Awful FT from Myck earlier.


----------



## Jace (Sep 26, 2005)

Making a run!


----------



## Jace (Sep 26, 2005)

Varnado looks great, finally. Skying for boards.


----------



## Jace (Sep 26, 2005)

Not getting the quick hook for Ennis. Dude should play all 40.


----------



## Jace (Sep 26, 2005)

Ennis with the deep 3. Nice.

Is Ian Clark going to be our new Anthony Morrow?


----------



## Jace (Sep 26, 2005)

Ennis has made a couple of very nice passes.

Wow, just got a steal and sick block back to back.


----------



## Jace (Sep 26, 2005)

Really intrigued by what Bosh/JarVar would look like up front.


----------



## Jace (Sep 26, 2005)

Varnado just tried to be LeBron off the dribble from the perimeter, expected result. Another sick Ennis block on other end though.

Now Ennis swishes another smooth 3.


----------



## UD40 (May 12, 2005)

From the little I saw, Kabongo was trying too hard.


----------



## Jace (Sep 26, 2005)

Yup. Didn't love the way he looked.



> @*EthanJSkolnick*  26s James Ennis says that he was a little nervous early, but then "I let it fly." @*m33m* would approve


:yes:


----------



## Jace (Sep 26, 2005)

Varnado with 10/6 with 4 boards.


----------



## Jace (Sep 26, 2005)

LOL...Ian Clark will be playing for GS in Vegas. So much Morrow deja vu.

Reading a bit about him, sounds like a really great shooter.


----------



## Jace (Sep 26, 2005)

Heat/Nets starting now! Woo!


----------



## Wade2Bosh (Mar 31, 2004)

Ian Clark! Superstar!


----------



## Jace (Sep 26, 2005)

Telling you. We're getting Anthony Morrow'd again. This one looks like he can drive it a bit too. 

This Scotty Hopson is showing up now too.

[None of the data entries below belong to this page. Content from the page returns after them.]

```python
ACT_NONE, ACT_RELU, ACT_RELU6, ACT_SWISH = 0, 1, 2, 3
PAD_MODES = {'zeros': 0, 'reflect': 1, 'replicate': 2, 'circular': 3}
PREV_NONE, PREV_SAME, PREV_BILINEAR = 0, 1, 2

_STATUS = {-1: 'bad argument', -2: 'feature map does not tile into the weight grid (H % fh or W % fw != 0)',
           -3: 'unsupported shape', -4: 'tile does not fit the LDS'}


class HipLibraryError(RuntimeError):
    pass


class StageInputC(C.Structure):
    _fields_ = [('skip', C.c_void_p), ('prev', C.c_void_p),
                ('batch', C.c_int32), ('H', C.c_int32), ('W', C.c_int32),
                ('c_skip', C.c_int32), ('c_prev', C.c_int32),
# ... 15 lines not shown
    _fields_ = [('skip', C.c_void_p), ('c_skip', C.c_int32), ('bank', C.c_void_p), ('ld', C.c_int64), ('c_out', C.c_int32),
                ('scale', C.c_void_p), ('shift', C.c_void_p), ('act', C.c_int32)]


class SeTailC(C.Structure):
    _fields_ = [('w_reduce', C.c_void_p), ('b_reduce', C.c_void_p), ('w_expand_t', C.c_void_p), ('b_expand', C.c_void_p), ('c_squeezed', C.c_int32),
                ('gate', C.c_void_p), ('squeezed', C.c_void_p), ('workspace', C.c_void_p)]


class ChainIrLevelC(C.Structure):
    _fields_ = [('skip', C.c_void_p), ('c_skip', C.c_int32), ('bank', C.c_void_p), ('ld', C.c_int64), ('hidden', C.c_int32), ('c_out', C.c_int32),
                ('s1', C.c_void_p), ('b1', C.c_void_p), ('s2', C.c_void_p), ('b2', C.c_void_p), ('s3', C.c_void_p), ('b3', C.c_void_p)]


class S2wTrainLayerC(C.Structure):
    _fields_ = [('signal_index', C.c_int32), ('signal_channels', C.c_int32), ('groups', C.c_int32),
                ('w', C.c_void_p), ('wc', C.c_int32), ('rows', C.c_int32),
                ('bank', C.c_void_p), ('ld', C.c_int64), ('dbank', C.c_void_p), ('dw', C.c_void_p), ('ds', C.c_void_p)]


class TtaPassC(C.Structure):
    _fields_ = [('x', C.c_void_p), ('Hi', C.c_int32), ('Wi', C.c_int32), ('Hm', C.c_int32), ('Wm', C.c_int32),
                ('flipped', C.c_int32), ('entry', C.c_int32)]


STATUS = 'hs_status'
i32, i64, vp = C.c_int32, C.c_int64, C.c_void_p
SIGNATURES = {
    'hs_version': ([], C.c_int),
    'hs_build_info': ([], C.c_char_p),
    'hs_signal2weights_fwd': ([vp, i32, i32, i32, i32, i32, i32, i32, vp, i32, i32, vp, i64, vp], STATUS),
    'hs_signal2weights_multi_fwd': ([vp, i32, i32, i32, i32, C.POINTER(S2wLayerC), i32, vp], STATUS),
    'hs_s2w_pack_floats': ([i32, i32, i32], C.c_int64),
    'hs_s2w_pack_fwd': ([vp, i32, i32, i32, vp, vp], STATUS),
    'hs_bank_pack_fwd': ([vp, i32, i32, i32, i32, i32, i32, vp, i64, vp], STATUS),
    'hs_bn_fold_fwd': ([vp, vp, vp, vp, C.c_float, i32, vp, vp, vp], STATUS),
    'hs_patch_conv_fwd': ([C.POINTER(StageInputC), i32, i32, vp, i64, i32, i32, i32, i32, i32,
                           C.POINTER(EpilogueC), vp, vp], STATUS),
    'hs_patch_conv_s2w_fwd': ([C.POINTER(StageInputC), i32, i32, vp, i64, i32, i32, C.POINTER(EpilogueC), vp,
                               vp, i32, i32, i32, i32, C.POINTER(S2wLayerC), i32, vp], STATUS),
    'hs_k1_chain_workspace': ([i32, i32, i32, C.POINTER(K1LevelC), i32], C.c_int64),
    'hs_k1_chain_fwd': ([i32, i32, i32, C.POINTER(K1LevelC), i32, vp, vp, vp], STATUS),
    'hs_decoder_chain_workspace': ([i32, i32, i32, C.POINTER(K1LevelC), i32, C.POINTER(ChainIrLevelC)], C.c_int64),
    'hs_decoder_chain_fwd': ([i32, i32, i32, C.POINTER(K1LevelC), i32, C.POINTER(ChainIrLevelC), vp, vp, vp], STATUS),
    'hs_meta_conv_fwd': ([vp, i32, i32, i32, i32, vp, i64] + [i32] * 13 + [C.POINTER(EpilogueC), vp, vp], STATUS),
    'hs_meta_conv_bwd': ([vp, i32, i32, i32, i32, vp, i64] + [i32] * 12 + [vp, vp, vp, i64, vp], STATUS),
# ... 102 lines not shown
    'hs_label_resize_fwd': ([vp, i32, i32, i32, i32, vp, i32, vp, i32, i32, i32, i32, i32, i32, i32, vp, i32, vp], STATUS),
    'hs_resize_tables_fwd': ([vp, i32, i32, i32, i32, i32, i32, i32, vp, vp, vp, vp, vp], STATUS),
    'hs_frame_resize_batch_fwd': ([vp, i32, i32, i32, i32, vp, vp, vp, vp, i32, i32, i32, C.c_uint32, vp, vp, vp], STATUS),
    'hs_label_resize_batch_fwd': ([vp, i32, i32, i32, i32, vp, vp, vp, i32, i32, i32, vp, i32, vp], STATUS),
    'hs_label_encode_fwd': ([vp, i32, i32, i32, i32, vp, i32, i32, i32, vp, i32, vp], STATUS),
    'hs_label_resize_coded_fwd': ([vp, i32, i32, i32, i32, vp, i32, vp, i32, i32, i32, i32, i32, i32, i32, vp, i32, i32, i32, vp, i32, vp], STATUS),
    'hs_label_resize_batch_coded_fwd': ([vp, i32, i32, i32, i32, vp, vp, vp, i32, i32, i32, vp, i32, i32, i32, vp, i32, vp], STATUS),
    'hs_color_jitter_fwd': ([vp, i32, i32, i32, i32, vp, vp, vp, vp, vp], STATUS),
    'hs_gaussian_blur_fwd': ([vp, i32, i32, i32, i32, vp, vp, vp, vp, vp, vp], STATUS),
    'hs_frame_rotate_fwd': ([vp, i32, i32, i32, i32, vp, i32, i32, C.c_uint32, C.c_uint32, vp, vp, vp], STATUS),
    'hs_label_rotate_fwd': ([vp, i32, i32, i32, i32, vp, i32, i32, i32, i32, vp, i32, vp], STATUS),
    'hs_resize_tables_ragged_fwd': ([vp, i32, i32, i32, i32, i32, i32, i32, vp, vp, vp, vp, vp], STATUS),
    'hs_color_jitter_ragged_fwd': ([vp, i32, i32, i32, i32, vp, vp, vp, vp, vp], STATUS),
    'hs_frame_resize_ragged_fwd': ([vp, i32, i32, i32, i32, vp, vp, vp, vp, i32, i32, i32, vp, vp], STATUS),
    'hs_label_resize_ragged_fwd': ([vp, i32, i32, i32, i32, vp, vp, vp, i32, i32, vp, vp], STATUS),
    'hs_frame_rotate_ragged_fwd': ([vp, i32, i32, i32, i32, vp, vp, vp, i32, i32, C.c_uint32, C.c_uint32, vp, vp, vp], STATUS),
    'hs_label_rotate_ragged_fwd': ([vp, i32, i32, i32, vp, vp, vp, i32, i32, i32, i32, vp, i32, vp], STATUS),
    'hs_mbconv_expand_dw_fwd': ([vp, i32, i32, i32, i32, vp, i32, vp, vp, vp, i32, i32, i32, i32, i32, i32, vp, vp, vp, vp, vp], STATUS),
    'hs_se_gate_fwd': ([vp, i32, i32, i32, C.c_float, vp, vp, i32, vp, vp, vp, vp, vp, i32, vp, vp, vp], STATUS),
    'hs_gemm_split_kp': ([i32], C.c_int),
    'hs_gemm_split_fwd': ([vp, vp, vp, vp, vp, i32, vp, vp, i32, i32, i32, i32, i32, vp], STATUS),
    'hs_gemm_split_se_fwd': ([vp, vp, vp, i32, C.c_float, vp, vp, i32, vp, vp, vp, vp, i32, vp, vp, i32, i32, i32, i32, i32, vp, vp, vp], STATUS),
    'hs_gemm_split_se_route': ([i32] * 6, C.c_int),
    'hs_gemm_split_conv2x2_fwd': ([vp, vp, vp, vp, i32, vp, vp, i32, i32, i32, i32, i32, i32, vp], STATUS),
    'hs_gemm_split_up2_fwd': ([vp, vp, vp, vp, i32, vp, i32, i32, i32, i32, i32, i32, vp], STATUS),
    'hs_depthwise_route': ([i32] * 11, C.c_int),
    'hs_mbconv_route': ([i32] * 11, C.c_int),
    'hs_stem_dw_route': ([i32] * 9, C.c_int),
    'hs_stem_route': ([i32] * 3, C.c_int),
    'hs_se_gate_route': ([i32] * 5, C.c_int),
    'hs_pointwise_route': ([i32] * 5, C.c_int),
    'hs_pooled_shift_fwd': ([vp, i32, C.c_float, vp, vp, vp, i32, i32, vp], STATUS),
}
EXPORTS = list(SIGNATURES)


def check(status, what):
    if status == 0:
        return
    if status < 0:
        raise HipLibraryError(f'{what}: {_STATUS.get(status, status)}')
    raise HipLibraryError(f'{what}: HIP launch failed with hipError_t {status}')


def _raise_unless_ok(status, fn, args):
    if status:
# ... 65 lines not shown
```

### hyperseg_amd/csrc/hs_gemm_split.hip

```cpp
#include "hs_common.h"
#include "hs_se_gate_phases.h"
#include <type_traits>

namespace hs {

using half8 = __attribute__((ext_vector_type(8))) _Float16;
using gs_f32x4 = __attribute__((ext_vector_type(4))) float;

__device__ __forceinline__ int gs_exp_of(float m) { return min(max(__float_as_int(m) >> 23, 27), 254); }
__device__ __forceinline__ float gs_scale_of(int eb) { return __int_as_float((268 - eb) << 23); }
__device__ __forceinline__ float gs_inv_scale_of(int eb) { return __int_as_float((eb - 14) << 23); }

struct GemmSplitArgs {
    const _Float16* __restrict__ wf;
    const float* __restrict__ w_inv;
    const float* __restrict__ gate; const float* __restrict__ x;
    const float* shift;
    const float* residual;
    float* y;
    int M, K, KST, N, act;
    int conv_wo;
    float* pool_partial;
    int up2_wo;
};

struct GemmSeArgs {
    const float* __restrict__ partial;
    const float* __restrict__ w1; const float* __restrict__ b1;
    const float* __restrict__ w2t; const float* __restrict__ b2;
    float* gate_out; float* squeezed_out;
    float inv_hw; int nblk, Csq;
};
template <bool SEG> struct GemmSeOperand {};
template <> struct GemmSeOperand<true> : GemmSeArgs {};

#ifndef HS_GS_NARROW_MAX_WG
#define HS_GS_NARROW_MAX_WG 128
#endif

#ifndef HS_GS_TALL_MIN_WG
#define HS_GS_TALL_MIN_WG 257
#endif

template <int KS, int NWV, bool FAST, int NS, int MT, int NCH, bool PATCH, bool SEG = false>
__global__ __launch_bounds__(64 * NWV)
void gemm_split_kernel(GemmSplitArgs a, GemmSeOperand<SEG> se) {
    static_assert(!SEG || (FAST && !PATCH && NCH == 1 && (NWV == 8 ? KS <= 3 : KS == 1)), "SEG: the project convolutions' forms only");
    extern __shared__ __attribute__((aligned(16))) float gs_red[];
    constexpr int nthr = 64 * NWV, nwv = NWV;
    constexpr int NP = 16 * NS, NR = 16 * MT, NE = NR * NP;
    const int tid = threadIdx.x, lane = tid & 63, wave = tid >> 6;
    const int lrow = lane & 15, kg = lane >> 4;
    const int n0 = blockIdx.x * NP, r0 = blockIdx.y * MT, b = blockIdx.z;
    const float* __restrict__ xb = a.x + (size_t)b * a.K * a.N;
    const float* __restrict__ gb = a.gate ? a.gate + (size_t)b * a.K : nullptr;
    float* yb = a.y + (size_t)b * a.M * a.N * (a.up2_wo > 0 ? 4 : 1);
    const float* rb = a.residual ? a.residual + (size_t)b * a.M * a.N : nullptr;
    const int rt_max = (a.M + 15) >> 4;

    using gs_f32x2 = __attribute__((ext_vector_type(2))) float;
    const int ncol0 = min(n0 + NS * lrow, a.N - (FAST && !PATCH && NS == 2 ? 2 : 1)), ncol1 = min(n0 + NS * lrow + 1, a.N - 1);
    float xv[NCH][NS][KS][8];
    if constexpr (PATCH) {
        const int oy = ncol0 / a.conv_wo, ox = ncol0 - oy * a.conv_wo;
        const float* __restrict__ win = xb + (size_t)(2 * oy) * (2 * a.conv_wo) + 2 * ox;
        const int cmax = (a.K >> 2) - 1;
#pragma unroll
        for (int c = 0; c < NCH; ++c)
#pragma unroll
            for (int s = 0; s < KS; ++s)
#pragma unroll
                for (int q = 0; q < 4; ++q) {
                    const int ch = min((((wave * NCH + c) * KS + s) * 32 + 8 * kg) / 4 + (q >> 1), cmax);
                    const float* src = win + (size_t)ch * (4 * a.N) + (q & 1) * (2 * a.conv_wo);
                    if constexpr (NS == 1) {
                        const gs_f32x2 v = *reinterpret_cast<const gs_f32x2*>(src);
// ... 375 lines not shown
    GemmSeOperand<true> se{{partial, w_reduce, b_reduce, w_expand_t, b_expand, gate_out, squeezed_out, inv_hw, nblk, c_squeezed}};
    const size_t se_lds = (size_t)SEP_LDS_FLOATS * sizeof(float);
    const size_t lds = pol.lds > se_lds ? pol.lds : se_lds;
    hipStream_t s = (hipStream_t)stream;
#define HS_GSE(KSV, NWV) do { \
        if (pol.narrow) hipLaunchKernelGGL((gemm_split_kernel<KSV, NWV, true, 1, 2, 1, false, true>), pol.grid, dim3(64 * NWV), lds, s, a, se); \
        else if (pol.tall) hipLaunchKernelGGL((gemm_split_kernel<KSV, NWV, true, 2, 4, 1, false, true>), pol.grid, dim3(64 * NWV), lds, s, a, se); \
        else hipLaunchKernelGGL((gemm_split_kernel<KSV, NWV, true, 2, 2, 1, false, true>), pol.grid, dim3(64 * NWV), lds, s, a, se); } while (0)
    switch (pol.ks) {
        case 1: if (pol.nwv == 2) HS_GSE(1, 2); else if (pol.nwv == 4) HS_GSE(1, 4); else HS_GSE(1, 8); break;
        case 2: HS_GSE(2, 8); break;
        default: HS_GSE(3, 8); break;
    }
#undef HS_GSE
    return launch_status();
}
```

Hate these quick hooks for Ennis. At least they're letting Varnado stay in with the 2nd unit.


----------



## Wade2Bosh (Mar 31, 2004)

Ennis is guaranteed to be there for Orlando and Vegas and at training camp as well. So they probably want to rest him enough to get through this grind and look at others who arent locked into contracts.


----------



## Jace (Sep 26, 2005)

True. I guess I was underestimating his security a bit.

3an Clark. Just sign him.


----------



## Jace (Sep 26, 2005)

Both of Ennis' buckets have come on putbacks. Showing the pogo hops.


----------



## Jace (Sep 26, 2005)

We've more than doubled our 1st half output from yesterday. Determined to still not lose two games in a row.


----------



## Jace (Sep 26, 2005)

Varnado is a block monster.


----------



## Jace (Sep 26, 2005)

3NNIS


----------



## Jace (Sep 26, 2005)

Ennis with 2 great-looking early 3s, the second of which came catching on the move off a curl. He then skied for a board and dribbled up for a heat-check 3 he missed. I like it


----------



## Jace (Sep 26, 2005)

JV hitting that J. That could get him on the floor. The real floor.


----------



## Jace (Sep 26, 2005)

Ennis' handle needs a little tightening, but better than advertised. Hit a nice pullup 2 and is getting to the line a ton. Looks like a 2 with 3 size.


----------



## Jace (Sep 26, 2005)

Clark's shooting the lights out again, too. And also playing good-looking D on Oladipo. Can we keep him Riles?


----------



## Jace (Sep 26, 2005)

Ennis slowed down big time in the 2nd half, not scoring until a late alley oop in transition. Had a few turnovers when he had opportunites. I've been pleased to see him able to execute many of the dribble moves he made in that workout video that I thought probably wouldn't translate to game action.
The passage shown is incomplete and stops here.